Breaking the silence

Posted by siteadmin
March 31, 2025
Posted in Impulses, OPINION

By Herman M. Lagon

Imagine a day when no one’s talking about Rodrigo Duterte. No Sara Duterte headlines. No drama, no soundbites. No big personalities hogging the political limelight. The cameras turn off; the noise dies down. What is left in the silence should have been front and center — how this country is quietly bleeding from within. The issue is no longer about personalities. It is about systems. About structures being bent, institutions crumbling and public funds vanishing into thin air without anyone batting an eyelash. Strip away the sideshow, and an alarming reality remains: A government growing more comfortable spending billions in confidential funds without clear accounting. At the same time, public services — those that matter most to the ordinary Filipino — are being neglected. Schools lack classrooms, health centers have missing supplies and fundamental rights are slowly being chipped away.

Many fail to realize that as attention gets hijacked by arrests, alliances and clickbait statements, the more crucial battles are being fought — and lost — in plain sight. Speaker Martin Romualdez, cousin to President Marcos Jr., already controls Congress. Now, imagine a Senate swept 12-0 under the same banner. There is no credible opposition. No critical questioning. No meaningful dissent. It sounds dramatic, but it is not fiction — it is a political monopoly in the making, and it places every check and balance on life support. The result? Scandals, like the repeated PhilHealth fund mismanagement, are swept under the rug, and no one dares rock the boat — bills protecting public interest stall. Budgets favor the few. And rights, especially those of the marginalized, become negotiable footnotes.

It is tempting to look at all this and shrug. To think, “I do not like Duterte, but I also do not like Marcos Jr. — so this is not my fight.” Neutrality feels safe, reasonable and even sophisticated. But let us call it what it is: A silent surrender. Once we tune out, we hand the pen to those in power to write the story their way. As Hannah Arendt put it, the worst things happen when people never bother to choose. Today, silence is not neutral — it is permission. It is complicity.

One cannot claim to sit on the fence when the fence is already collapsing. This is not about rooting for or against the Dutertes or the Marcoses. This is about the future we leave behind — the kind of governance we normalize when we refuse to pay attention. Public funds are a public trust, yet year after year, we see ballooning confidential or “ayuda” funds whose recipients barely blink when asked to explain where the money went. Last year, reports surfaced that Vice President Sara Duterte’s office disbursed P125 million in confidential funds in just 11 days. There was no clear breakdown. No proper accounting. And the Senate and the majority, if not all the senators, did not even budge to investigate. Why would they? The Senate is mainly populated by the same names huddled under the same power umbrella.

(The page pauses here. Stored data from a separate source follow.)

__global__ __launch_bounds__(256) void k_probe_groups(const uint32_t* __restrict__ in,
                                                      const ProbeGroup* __restrict__ groups, uint32_t ng,
                                                      uint64_t n, uint64_t* __restrict__ found,
                                                      uint32_t* __restrict__ counter,
                                                      uint32_t* __restrict__ done_flag, uint32_t seq) {
  const uint64_t i = (uint64_t)blockIdx.x * 256 + threadIdx.x;
  if (i < n) {
    const uint32_t h = in[i], g = in[n + i];
    uint64_t r = 0;
    if (g < ng) r = probe_group(groups[g], h);
    found[i] = r;
  }
  if (done_flag) {
    asm volatile("s_waitcnt vmcnt(0)" ::: "memory");
    __syncthreads();
    if (threadIdx.x == 0) {
      __threadfence_system();
      asm volatile("s_waitcnt vmcnt(0)" ::: "memory");
      const uint32_t last = gridDim.x - 1;
      if (last == 0 || __hip_atomic_fetch_add(counter, 1u, __ATOMIC_ACQ_REL, __HIP_MEMORY_SCOPE_AGENT) == last) {
        if (last) atomicExch(counter, 0u);
        __hip_atomic_store(done_flag, seq, __ATOMIC_RELEASE, __HIP_MEMORY_SCOPE_SYSTEM);
      }
    }
  }
}

__global__ __launch_bounds__(WAVE) void k_probe_small(SmallProbe a) {
  const uint32_t lane = threadIdx.x;
  if (lane < a.n) {
    const uint32_t h = a.h[lane], g = a.g[lane];
    uint64_t r = 0;
    if (g < a.ng) r = probe_group(a.groups[g], h);
    a.found[lane] = r;
  }
  asm volatile("s_waitcnt vmcnt(0)" ::: "memory");
  __builtin_amdgcn_wave_barrier();
  if (lane == 0) {
    __threadfence_system();
    asm volatile("s_waitcnt vmcnt(0)" ::: "memory");
    __hip_atomic_store(a.done_flag, a.seq, __ATOMIC_RELEASE, __HIP_MEMORY_SCOPE_SYSTEM);
  }
}

constexpr int FAN_NT = 256;
#ifndef RF_FAN_U
#define RF_FAN_U 2
#endif
constexpr int FAN_U = RF_FAN_U;
#ifndef RF_FAN_VCAP
#define RF_FAN_VCAP 4096
#endif
constexpr uint32_t FAN_VCAP = RF_FAN_VCAP;

template <int KIND>
__device__ __forceinline__ uint32_t fan_hash_chunk(const void* __restrict__ in0, const uint64_t* __restrict__ offs,
                                                   uint32_t key_len, uint32_t seed, uint64_t wf, uint32_t nk,
                                                   uint32_t lane, v4u* sw, uint32_t* svk) {
  constexpr bool WAVE_KEYS = KIND == IN_KEYS24;
  constexpr bool WAVE_VAR = KIND == IN_VAR;
  uint32_t h = 0;
  if constexpr (WAVE_KEYS) {
    if (((uintptr_t)in0 & 15) == 0) {
      const uint8_t* kb = static_cast<const uint8_t*>(in0) + wf * 24;
      if (nk == WAVE) {
        keys24_issue_dma(kb, sw, lane);
        asm volatile("s_waitcnt vmcnt(0)" ::: "memory");
      } else {
        keys24_stage_partial(kb, nk * 24, sw, lane);
      }
      wave_sync_lds();
      if (lane < nk) h = keys24_hash_lds(sw, lane, seed);
    } else if (lane < nk) {
      h = hash_key<KIND, true>(in0, nullptr, key_len, seed, wf + lane);
    }
  } else if constexpr (WAVE_VAR) {
    uint64_t o0 = 0, o1 = 0;
    if (lane < nk) {
      o0 = offs[wf + lane];
      o1 = offs[wf + lane + 1];
    }
    uint64_t win0 = 0, win1 = 0;
    h = wave_hash_var<FAN_VCAP, true>(static_cast<const uint8_t*>(in0), o0, o1, lane < nk, svk, seed, &win0,
                                      &win1);
  } else {
    if (lane < nk) h = hash_key<KIND, true>(in0, nullptr, key_len, seed, wf + lane);
  }
  return h;
}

If this pattern continues, imagine the state of education. Imagine public school teachers, already stretched thin, still waiting for basic supplies while funds mysteriously vanish elsewhere. Imagine PhilHealth premiums climbing, but people with low incomes are still left scrambling to cover hospital bills when illness strikes. Imagine a nation where policy-making is dictated not by public good but by kinship ties and political expediency. Economist Ronald Mendoza’s research on political dynasties and governance shows that areas dominated by dynasties often suffer higher poverty rates and weaker social services. It is not hard to connect the dots. The more concentrated the power, the fewer people are left to question or challenge decisions. That is dangerous terrain for any democracy.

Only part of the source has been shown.